Context: As Telcos Embrace OpenStack, They May Also Rewire It

The open source world will perpetually be a contest of ideas. The moment enough factions come together around a single methodology, such as pooled storage or application orchestration, another group of factions come together around a viable alternative.
For OpenStack, which has just emerged triumphant in the battle for the open source hybrid cloud platform space, its next great contest has already begun. It needs to become capable of scaling high-availability, high-bandwidth workloads, including the network functions used by customers in the telecommunications space, with a mechanism other than the ones it has now. AT&T has surged into a leadership position very rapidly, having thrown down the gauntlet last March, pushing open source developers to help it build its next-generation data network services. It uses OpenStack now, but it can’t deploy OpenStack in any of the ways it’s been designed.
The story of AT&T’s decision and the impact it will have on OpenStack and the IT community at large is the subject of the first edition of The New Stack: Context, a twice-monthly podcast that will examine emerging topics in the information technology infrastructure.
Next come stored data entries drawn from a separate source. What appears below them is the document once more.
# DanHelmy/hdr-realtime-video-pipeline

Hardware: AMD Instinct MI355X
Metric: frames/sec (HDRTVNet++ AGCM+LE+HG fp16 3840x2160 + fused RGB48 post into the pinned host ring); p50 per-frame ms in p50_ms (higher is better)
Workload: dtype f16

## Files before the change

### hdr-realtime-video-pipeline_amd/csrc/api_graph.hip

```cpp
#include "api.h"

namespace hdrtv_host {

void Seq::conv(const std::string &key, const f16 *src0, int c0, const f16 *src1, int c1, int Hi, int Wi, int act, int mode, f16 *dst, int dstC, int Hd, int Wd, const f16 *res1, const f16 *res2, f16 *dst_full, f16 *dst_planar, const f16 *res_planar, const float *dotw, float *dst_dot, int s0_stride)
{
    if (!ok()) return;
    auto it = c->conv.find(key);
    if (it == c->conv.end()) { rc = fail(c, HDRTV_ESTATE, "no packed conv %s", key.c_str()); return; }
    const ConvLayer &L = it->second;
    ConvParams p;
    memset(&p, 0, sizeof p);
    p.src0 = src0; p.src1 = src1; p.c0 = c0; p.c1 = c1;
    p.s0_stride = s0_stride ? s0_stride : c0; p.s1_stride = c1;
    p.Hi = Hi; p.Wi = Wi;
    const int pad = L.ks / 2;
    p.Ho = (Hi + 2 * pad - L.ks) / L.stride + 1;
    p.Wo = (Wi + 2 * pad - L.ks) / L.stride + 1;
    p.wpk = wtp<f16>(c, L.wpk); p.scale = wtp<float>(c, L.scale); p.shift = wtp<float>(c, L.shift);
    p.CoutPad = L.coutPad; p.Cout = L.cout; p.act = act; p.mode = mode;
    p.dst = dst; p.dst_full = dst_full; p.dstC = dstC; p.Hd = Hd; p.Wd = Wd;
    p.res1 = res1; p.res2 = res2; p.dst_planar = dst_planar; p.res_planar = res_planar;
    p.dotw = dotw; p.dst_dot = dst_dot;
    if (c0 + c1 != L.cin) { rc = fail(c, HDRTV_ESTATE, "conv %s: channel mismatch", key.c_str()); return; }
    p.zeros = wtp<f16>(c, c->zeros_off);
// ... 473 lines not shown
                q.chk(conv_c3_q8_launch(img, H, W, wtp<int8_t>(c, Lq.wpk8), wtp<float>(c, Lq.scale), wtp<float>(c, Lq.shift), Lq.q.inv(),
                                        Lq.q.zoff(), ACT_RELU, f0a, c->n_cu, q.s),
                      "LE.conv_first", "conv_c3_q8", (double)H * W * 27 * 32, (double)H * W * (6.0 + 64.0));
            }
            q.conv32("LE.HR_conv1", f0a, cond1, "LE.SFT_layer1", H, W, ACT_RELU, ST_NHWC, fea0, 32, H, W);
        } else {
            const bool fuse = !c->var.at("no_c3fuse") && !c->var.at("conv32_old") && c->q32.find("LE.HR_conv1") == c->q32.end();
            if (fuse) {
                q.conv32("LE.HR_conv1", f0a, cond1, "LE.SFT_layer1", H, W, ACT_RELU, ST_NHWC, fea0, 32, H, W, nullptr, nullptr, nullptr, nullptr,
                         img, "le.conv_first");
            } else {
                q.c3("le.conv_first", img, H, W, ACT_RELU, f0a, nullptr);
                q.conv32("LE.HR_conv1", f0a, cond1, "LE.SFT_layer1", H, W, ACT_RELU, ST_NHWC, fea0, 32, H, W);
            }
        }
    }
    f16 *fea1a = q.wsp<f16>("le.fea1a"), *fea1 = q.wsp<f16>("le.fea1"), *l1b = q.wsp<f16>("le.l1b");
    auto down = [&](const char *key, const f16 *src, int Hi, int Wi, f16 *dst, int Ho, int Wo) {
        if (isq8(key)) q.convq8(key, src, false, 32, Hi, Wi, ACT_RELU, dst, 32, nullptr);
        else q.conv(key, src, 32, nullptr, 0, Hi, Wi, ACT_RELU, ST_NHWC, dst, 32, Ho, Wo);
    };
    if (!head_fused) down("LE.down_conv1", fea0, H, W, fea1a, s.H1, s.W1);
    q.resblock("LE.recon_trunk1.0", fea1a, cond2, s.H1, s.W1, l1b, fea1);
    f16 *fea2a = q.wsp<f16>("le.fea2a"), *fea2 = q.wsp<f16>("le.fea2"), *l2b = q.wsp<f16>("le.l2b");
    down("LE.down_conv2", fea1, s.H1, s.W1, fea2a, s.H2, s.W2);
    q.resblock("LE.recon_trunk2.0", fea2a, cond3, s.H2, s.W2, l2b, fea2);
    f16 *fea3 = q.wsp<f16>("le.fea3"), *l3b = q.wsp<f16>("le.l3b"), *t3x = q.wsp<f16>("le.t3x"), *t3y = q.wsp<f16>("le.t3y");
    down("LE.down_conv3", fea2, s.H2, s.W2, fea3, s.H3, s.W3);
    q.resblock("LE.recon_trunk3.0", fea3, cond4, s.H3, s.W3, l3b, t3x);
    q.resblock("LE.recon_trunk3.1", t3x, cond4, s.H3, s.W3, l3b, t3y);
    q.resblock("LE.recon_trunk3.2", t3y, cond4, s.H3, s.W3, l3b, t3x);
    q.resblock("LE.recon_trunk3.3", t3x, cond4, s.H3, s.W3, l3b, t3y, fea3);
    f16 *up1 = q.wsp<f16>("le.up1"), *t4 = q.wsp<f16>("le.t4");
    q.conv32("LE.up_conv1.0", t3y, nullptr, "", s.H3, s.W3, ACT_RELU, ST_PS, up1, 32, s.H2, s.W2, fea2);
    q.resblock("LE.recon_trunk4.0", up1, cond3, s.H2, s.W2, l2b, t4);
    f16 *up2 = q.wsp<f16>("le.up2"), *t5 = q.wsp<f16>("le.t5");
    q.conv32("LE.up_conv2.0", t4, nullptr, "", s.H2, s.W2, ACT_RELU, ST_PS, up2, 32, s.H1, s.W1, fea1);
    q.resblock("LE.recon_trunk5.0", up2, cond2, s.H1, s.W1, l1b, t5);
    if (q.ok() && rows && c->var.at("le_rows_i8")) {
        auto qu = c->q32.find("LE.up_conv3.0"), qh = c->q32.find("LE.HR_conv2"), ql = c->q32.find("LE.conv_last");
        const SftLayer &S2 = c->sft.at("LE.SFT_layer2");
        if (qu != c->q32.end() && qh != c->q32.end() && ql != c->q32.end() && S2.q && qu->second.coutPad == 128 &&
            qh->second.coutPad == 32 && ql->second.coutPad == 32) {
            RowsTailI8Params p;
            memset(&p, 0, sizeof p);
            p.u = t5; p.fea0 = fea0; p.cond = cond1; p.res_planar = img; p.dst_planar = out_planar; p.H = H; p.W = W;
            p.up = q.rows_i8(qu->second); p.hr = q.rows_i8(qh->second); p.last = q.rows_i8(ql->second); p.s = q.rows_i8(S2);
            p.slope_relu = act_slope(ACT_RELU);
            p.trash = const_cast<char *>(wtp<char>(c, c->dump_off));
            const double npx = (double)H * W;
            q.chk(le_tail_rows_i8_launch(p, c->n_cu, q.s), "LE.tail", "le_tail_rows<i8>",
                  npx * (32.0 * 9 * 128 / 4 + 2.0 * (16 * 16 + 16 * 32) + 32.0 * 9 * 32 + 32.0 * 9 * 3), npx * (16 + 64 + 32 + 6 + 6) + 9.0 * 32 * (128 + 32 + 32));
            return q.rc;
        }
    }
    if (q.ok() && rows) {
        RowsTailParams p;
        memset(&p, 0, sizeof p);
        bool qu, qh, ql, qs;
        const ConvLayer *Lu = q.rows_conv("LE.up_conv3.0", p.fq_u, qu), *Lh = q.rows_conv("LE.HR_conv2", p.fq_y, qh),
                        *Ll = q.rows_conv("LE.conv_last", p.fq_z, ql);
        const SftLayer &S2 = c->sft.at("LE.SFT_layer2");
        if (Lu && Lh && Ll && q.rows_sft(S2, p.fq_s, qs)) {
            p.fq = (qu ? 1 : 0) | (qh ? 2 : 0) | (ql ? 4 : 0) | (qs ? 8 : 0);
            p.u = t5; p.fea0 = fea0; p.cond = cond1; p.res_planar = img; p.dst_planar = out_planar; p.H = H; p.W = W;
            p.w_up = wtp<f16>(c, Lu->wpk); p.b_up = wtp<float>(c, Lu->shift);
            p.sft_wfrag = wtp<f16>(c, S2.wfrag); p.sft_bias = wtp<float>(c, S2.bias);
            p.w_hr = wtp<f16>(c, Lh->wpk); p.b_hr = wtp<float>(c, Lh->shift); p.w_last = wtp<f16>(c, Ll->wpk); p.b_last = wtp<float>(c, Ll->shift);
            p.trash = const_cast<char *>(wtp<char>(c, c->dump_off));
            p.dump = q.stamp_buf();
            const double npx = (double)H * W;
            q.chk(le_tail_rows_launch(p, c->n_cu, q.s), "LE.tail", p.fq ? "le_tail_rows<fq>" : "le_tail_rows",
                  npx * (32.0 * 9 * 128 / 4 + 2.0 * (16 * 16 + 16 * 32) + 32.0 * 9 * 32 + 32.0 * 9 * 3), npx * (16 + 64 + 32 + 6 + 6) + 2.0 * 9 * 32 * (128 + 32 + 32));
            return q.rc;
        }
    }
    q.conv32("LE.up_conv3.0", t5, nullptr, "", s.H1, s.W1, ACT_RELU, ST_PS, up3, 32, H, W, fea0);
    q.conv32("LE.HR_conv2", up3, cond1, "LE.SFT_layer2", H, W, ACT_RELU, ST_NHWC, f0b, 32, H, W);
    q.conv32("LE.conv_last", f0b, nullptr, "", H, W, ACT_NONE, ST_PLANAR3, nullptr, 0, H, W, nullptr, nullptr, out_planar, img);
    return q.rc;
}
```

Our first program takes you into the capacity crowd at the AT&T session, lets you hear the engineers’ assessments and opinions, and sketches out the multiple evolutionary routes that OpenStack may take from here.
Show 1: OpenStack and the Homogeneity Problem
“From January to October 2015, we deployed 20 zones. And it was painful… extremely painful,” said AT&T Assistant Vice President Greg Stiegler, speaking last week to an overflow capacity crowd at the OpenStack Summit in Austin, Texas. “We spent a lot of time during that same timeframe, a massive amount of time, automating our deployments. The result of that was, 54 zones deployed in 2 months.”
What Stiegler is effectively saying is that having been pushed into a corner, AT&T found a way to automate rapidly the deployment of servers worldwide — servers that do use OpenStack for resource orchestration (RO). IT departments everywhere are intrigued about how the telco made the turnaround. The answer involves normalization: a process of deciding how few types of servers the company will allow itself to deploy, and templatizing its workload automation around those few types.
For a conference whose chosen theme was “Embracing Diversity,” the message that carried the day was clearly one of homogeneity.